- Pupils who are showing early signs of anxiety, depression or self-harm will be able to receive specialist help at school. A pilot scheme is being launched in Wales where NHS staff will be on hand to give better mental health support.
- The UK National Institute for Health and Care Excellence (Nice) has named areas in southern England and the Scottish Highlands as being high risk regions for Lyme disease. However, the body also warned that infection can occur in many other places.
- A study has found that people in the UK spend more than twice as much time on the toilet every week as they do exercising. Adults clock up an average of 3 hours and 9 minutes on their loos per week – but spend just 90 minutes exercising.
News on Health Professional Radio. Today is the 27th of September 2017. Read by Tabetha Moreto. Health News
Pupils who are showing early signs of anxiety, depression or self-harm will be able to receive specialist help at school. A pilot scheme is being launched in Wales where NHS staff will be on hand to give better mental health support. They can help spot problems early and ensure a child has the right care. The one point four million pounds, two-year Welsh Government trial will take place across north east and south east Wales and Ceredigion.A week ago, the National Education Union urged the Welsh Government to introduce wellbeing officers into schools.
In the twelve months to October two thousand sixteen, there were nineteen thousand referrals to Child and Adolescent Mental Health Services in Wales – a three thousand rise on the previous year.
Some children feel under pressure to do well in exams while others have said they are being bullied through social media. But a UK-wide benchmarking of specialist CAMHS in two thousand sixteen indicated about a third of all referrals were inappropriate. Carol Phillips, student support and child protection officer at Crickhowell High School in Powys, said she had noticed a big change over the years. She added; “In today’s society for young people they are faced with so many challenges. I think social media has had a major impact on how this generation are.’’
Doctor Dave Williams, divisional director of family and therapy services at Aneurin Bevan University Health Board, said there was concern about the number of children needing mental health help. He added: “There are lots of people who have mental health problems, not all of whom have mental illness. CAMHS has come under a lot of pressure to be able to be the solution to some of these problems.’’
The United Kingdom’s National Institute for Health and Care Excellence (Nice) has named areas in southern England and the Scottish Highlands as being high risk regions for Lyme disease. However, the body also warned that infection can occur in many other places. Around two thousand to three thousand new cases of Lyme disease are thought to occur in England and Wales every year. But in a draft guideline, Nice said that prevalence data is incomplete, and the body has called for a large study into Lyme disease in the UK.

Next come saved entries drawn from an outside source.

# AnthonyDickson/HIVE

Hardware: AMD Instinct MI355X
Metric: frames/sec (depth+TSDF integrate) @640x480, 512^3 vol (higher is better)
Workload: dtype bf16; 1 GPU; synthetic 640x480x150 RGB (seeded room trajectory), host-resident uint8 frames uploaded in the timed region, DPT-Hybrid depth (seeded random weights: depth 1-7 m, bf16, hip engine) + 512x512x512 TSDF integrate, 107 frames/step; frames_total=4066, volume=512x512x512, tsdf_overlap=True, scaling_mode=weak

## Files before the change

hive_amd/csrc/conv.hip:

```cpp
#include "hive_internal.hpp"
#include "mfma_pipe.hpp"

#include <algorithm>

#ifndef HIVE_CONV_AHEAD_GN2
#define HIVE_CONV_AHEAD_GN2 4
#endif
#ifndef HIVE_CONV_ABLATE
#define HIVE_CONV_ABLATE 0
#endif
#ifndef HIVE_CONV_AHEAD
#define HIVE_CONV_AHEAD 4
#endif

using hive_mfma::f32x4;
using hive_mfma::vec;

namespace {

template <typename T>
struct ConvParams {
    const T *x;
    const T *w;
    const T *bias;
    const T *res1;
    const T *res2;
    T *out;
    T *out_relu;
    const T *zeros;
    int H, W, Cin, Cout, relu;
    int Ho, Wo;
    int S, taps;
    int stride, pad_t, pad_l;
    int M;
    float *gn_partial;
    int stats_only;
    const float *gn_stats;
    const T *gn_gamma, *gn_beta;
    int gn_G, gn_cpg;
    int split_k;
    hive_mfma::f32x4 *sk_ws;
    unsigned *sk_count;
};

__device__ __forceinline__ float gn_affine_exact(float x, float rstd, float gamma, float beta, float mean) {
#pragma clang fp contract(off)
    const float a = rstd * gamma;
    const float b = beta - mean * a;
    return x * a + b;
}

template <typename T, int MT, int GN, int NRES = 1>
__device__ __forceinline__ void conv_epilogue(const ConvParams<T> &p, f32x4 (&acc)[4][MT], int m_base, int n_base, unsigned char *stage, int lane,
                                              int boundary) {
    asm volatile("" : "+v"(lane));
    const int n = n_base + (lane & 7) * 8;
    float b[8] = {0.f, 0.f, 0.f, 0.f, 0.f, 0.f, 0.f, 0.f};
    if (p.bias) {
        const vec<T, 8> bv = *reinterpret_cast<const vec<T, 8> *>(p.bias + n);
#pragma unroll
        for (int j = 0; j < 8; ++j) b[j] = (float)bv[j];
    }
    float ggam[8], gbet[8], gmean[2] = {0.f, 0.f}, grstd[2] = {0.f, 0.f};
    if (GN == 2) {
        const vec<T, 8> gv = *reinterpret_cast<const vec<T, 8> *>(p.gn_gamma + n), bv = *reinterpret_cast<const vec<T, 8> *>(p.gn_beta + n);
#pragma unroll
        for (int j = 0; j < 8; ++j) ggam[j] = (float)gv[j], gbet[j] = (float)bv[j];
        const int hw = p.Ho * p.Wo, img0 = boundary / hw - 1, n_img = p.M / hw, g = n / p.gn_cpg;
        const float *st = p.gn_stats + ((size_t)img0 * p.gn_G + g) * 2;
        gmean[0] = st[0], grstd[0] = st[1];
        if (img0 + 1 < n_img) gmean[1] = st[2 * p.gn_G], grstd[1] = st[2 * p.gn_G + 1];
    }
    constexpr int AHEAD = GN == 2 ? HIVE_CONV_AHEAD_GN2 : (NRES == 2 ? HIVE_CONV_AHEAD / 2 : HIVE_CONV_AHEAD);
    vec<T, 8> rs1[AHEAD + 1][2], rs2[NRES == 2 ? AHEAD + 1 : 1][2];
    const int row_in_frag = lane >> 3;
    auto pre = [&](int mt, int j) {
        const int m = min(m_base + mt * 16 + 8 * j + row_in_frag, p.M - 1);
        const size_t off = (size_t)m * p.Cout + n;
        if (GN != 1 && p.res1) rs1[mt % (AHEAD + 1)][j] = *reinterpret_cast<const vec<T, 8> *>(p.res1 + off);
        if (GN == 0 && NRES == 2) rs2[mt % (AHEAD + 1)][j] = *reinterpret_cast<const vec<T, 8> *>(p.res2 + off);
    };
    hive_mfma::staged_rows<MT, AHEAD>(stage, acc, lane, pre, [&](int r, int, const f32x4 &lo, const f32x4 &hi, int mt, int jrow) {
        const int m = m_base + r;
        if (m >= p.M) return;
        const size_t o_off = (size_t)m * p.Cout + n;
        float o[8];
#pragma unroll
        for (int j = 0; j < 4; ++j) o[j] = lo[j] + b[j], o[4 + j] = hi[j] + b[4 + j];
        if (GN == 0 && p.res1) {
            const vec<T, 8> rs = rs1[mt % (AHEAD + 1)][jrow];
#pragma unroll
            for (int j = 0; j < 8; ++j) o[j] += (float)rs[j];
        }
        if (GN == 0 && NRES == 2) {
            const vec<T, 8> rs = rs2[mt % (AHEAD + 1)][jrow];
#pragma unroll
            for (int j = 0; j < 8; ++j) o[j] += (float)rs[j];
        }
        if (GN == 0 && p.relu) {
#pragma unroll
            for (int j = 0; j < 8; ++j) o[j] = fmaxf(o[j], 0.0f);
        }
        vec<T, 8> ov;
#pragma unroll
        for (int j = 0; j < 8; ++j) ov[j] = (T)o[j];
        if (GN == 2) {
            const bool second = m >= boundary;
            const float mean = second ? gmean[1] : gmean[0], rstd = second ? grstd[1] : grstd[0];
#pragma unroll
            for (int j = 0; j < 8; ++j) o[j] = gn_affine_exact((float)ov[j], rstd, ggam[j], gbet[j], mean);
            if (p.res1) {
                const vec<T, 8> rs = rs1[mt % (AHEAD + 1)][jrow];
#pragma unroll
                for (int j = 0; j < 8; ++j) o[j] = (float)(T)o[j] + (float)rs[j];
            }
            if (p.relu) {
#pragma unroll
                for (int j = 0; j < 8; ++j) o[j] = fmaxf(o[j], 0.0f);
            }
#pragma unroll
            for (int j = 0; j < 8; ++j) ov[j] = (T)o[j];
            *reinterpret_cast<vec<T, 8> *>(p.out + o_off) = ov;
            return;
        }
        if (GN != 1 || !p.stats_only) *reinterpret_cast<vec<T, 8> *>(p.out + o_off) = ov;
        if (GN == 0 && p.out_relu) {
#pragma unroll
            for (int j = 0; j < 8; ++j) ov[j] = (T)fmaxf(o[j], 0.0f);
            *reinterpret_cast<vec<T, 8> *>(p.out_relu + o_off) = ov;
        }
    });
}

__device__ __forceinline__ float dot2acc(vec<__bf16, 2> a, vec<__bf16, 2> b, float c) { return __builtin_amdgcn_fdot2_f32_bf16(a, b, c, false); }
__device__ __forceinline__ float dot2acc(vec<_Float16, 2> a, vec<_Float16, 2> b, float c) { return __builtin_amdgcn_fdot2(a, b, c, false); }
__device__ __forceinline__ float dpp_row_total(float v) {
#define HIVE_ROR_ADD(ctrl) v += __builtin_bit_cast(float, __builtin_amdgcn_update_dpp(0, __builtin_bit_cast(int, v), ctrl, 0xf, 0xf, false))
    HIVE_ROR_ADD(0x128);
    HIVE_ROR_ADD(0x124);
    HIVE_ROR_ADD(0x122);
    HIVE_ROR_ADD(0x121);
#undef HIVE_ROR_ADD
    return v;
}
template <typename T, int MT>
__device__ __forceinline__ void gn_sums_from_acc(const ConvParams<T> &p, const f32x4 (&acc)[4][MT], int m_base, int n_base, int lane, int boundary,
                                                 float *wsum) {
    asm volatile("" : "+v"(lane));
    const int fr = lane & 15, fq = lane >> 4;
    const int m_end = m_base + MT * 16;
    const bool one_image = m_end <= p.M && (m_end <= boundary || m_base >= boundary);
    const bool second = m_base >= boundary;
    vec<T, 2> ones;
    ones[0] = ones[1] = (T)1.0f;
#pragma unroll
    for (int nt = 0; nt < 4; ++nt) {
        f32x4 bias = f32x4{0.f, 0.f, 0.f, 0.f};
        if (p.bias) {
            const vec<T, 4> bv = *reinterpret_cast<const vec<T, 4> *>(p.bias + n_base + nt * 16 + fq * 4);
#pragma unroll
            for (int e = 0; e < 4; ++e) bias[e] = (float)bv[e];
        }
        f32x4 sv[2], qv[2];
        sv[0] = sv[1] = qv[0] = qv[1] = f32x4{0.f, 0.f, 0.f, 0.f};
        if (one_image) {
            f32x4 ts = f32x4{0.f, 0.f, 0.f, 0.f}, tq = ts;
#pragma unroll
            for (int mt = 0; mt < MT; mt += 2) {
                const f32x4 a0 = acc[nt][mt] + bias, a1 = acc[nt][mt + 1] + bias;
#pragma unroll
                for (int e = 0; e < 4; ++e) {
                    vec<T, 2> y;
                    y[0] = (T)a0[e], y[1] = (T)a1[e];
                    ts[e] = dot2acc(y, ones, ts[e]);
                    tq[e] = dot2acc(y, y, tq[e]);
                }
            }
            const f32x4 zero4 = f32x4{0.f, 0.f, 0.f, 0.f};
            sv[0] = second ? zero4 : ts;
            sv[1] = second ? ts : zero4;
            qv[0] = second ? zero4 : tq;
            qv[1] = second ? tq : zero4;
        } else {
#pragma unroll
            for (int mt = 0; mt < MT; mt += 2) {
                const int m0 = m_base + mt * 16 + fr, m1 = m0 + 16;
                const bool v0 = m0 < p.M, v1 = m1 < p.M, s0 = m0 >= boundary, s1 = m1 >= boundary;
                const f32x4 a0 = acc[nt][mt] + bias, a1 = acc[nt][mt + 1] + bias;
#pragma unroll
                for (int e = 0; e < 4; ++e) {
                    vec<T, 2> y, z;
                    y[0] = (T)(v0 && !s0 ? a0[e] : 0.f), y[1] = (T)(v1 && !s1 ? a1[e] : 0.f);
                    z[0] = (T)(v0 && s0 ? a0[e] : 0.f), z[1] = (T)(v1 && s1 ? a1[e] : 0.f);
                    sv[0][e] = dot2acc(y, ones, sv[0][e]);
                    qv[0][e] = dot2acc(y, y, qv[0][e]);
                    sv[1][e] = dot2acc(z, ones, sv[1][e]);
                    qv[1][e] = dot2acc(z, z, qv[1][e]);
                }
            }
        }
#pragma unroll
        for (int h = 0; h < 2; ++h) {
            f32x4 st = f32x4{0.f, 0.f, 0.f, 0.f}, qt = f32x4{0.f, 0.f, 0.f, 0.f};
            if (h == 0 || m_end > boundary) {
#pragma unroll
                for (int e = 0; e < 4; ++e) {
                    st[e] = dpp_row_total(sv[h][e]);
                    qt[e] = dpp_row_total(qv[h][e]);
                }
            }
            if (fr == 0) {
                *reinterpret_cast<f32x4 *>(wsum + (h * 2 + 0) * 64 + nt * 16 + fq * 4) = st;
                *reinterpret_cast<f32x4 *>(wsum + (h * 2 + 1) * 64 + nt * 16 + fq * 4) = qt;
            }
        }
    }
}

constexpr int BK = 64;
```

Lyme disease is a bacterial infection spread by ticks, and can lead to conditions like meningitis, facial paralysis or heart failure if left untreated. UK areas known to have a particularly high population of ticks include Exmoor, the New Forest, the South Downs, the Lake District, the North York Moors, and the Scottish Highlands. Not everyone who gets bitten by a tick will be infected with Lyme disease, as only a small proportion carry the bacteria that cause the condition. However, Nice has suggested that cases of Lyme disease are underestimated in the UK because family doctors and hospital clinicians are not required to report the number of cases they see.
One of the clearest signs of Lyme infection are characteristic “bulls eye” lesions around the site of a tick bite, although in some countries this is also caused by a different type of tick-borne infection that requires different treatment. Nice is recommending that GPs prescribe antibiotics to treat the condition, but that patients be referred to a specialist if symptoms persist.
A study has found that people in the UK spend more than twice as much time on the toilet every week as they do exercising. Adults clock up an average of three hours and nine minutes on their loos per week – but spend just ninety minutes exercising. A quarter of people exercise for thirty minutes or less each week, while two-thirds of Brits sit down for at least six hours a day, the survey showed. The poll of two thousand adults for fitness organisation UKactive also revealed that only twelve percent of people know how much exercise is needed for good health.
The NHS recommends that adults do one hundred fifty minutes per week of moderate intensity exercise, such as cycling, swimming or brisk walking.
But it seems that social media can motivate younger people to exercise, although it has less influence on older age groups. Almost half of eighteen to twenty four-year-olds admitted that seeing friends and celebrities post exercise shots or videos on Instagram had a positive impact on their motivation. Steven Ward, chief executive of UKactive, said: “Humans are made to move, but modern living has stripped physical activity out of our lives to the point where we pass more time spending a penny than we do getting sweaty.
According to UKactive, a lack of exercise claims thirty seven thousand lives each year and costs the UK twenty billion pounds.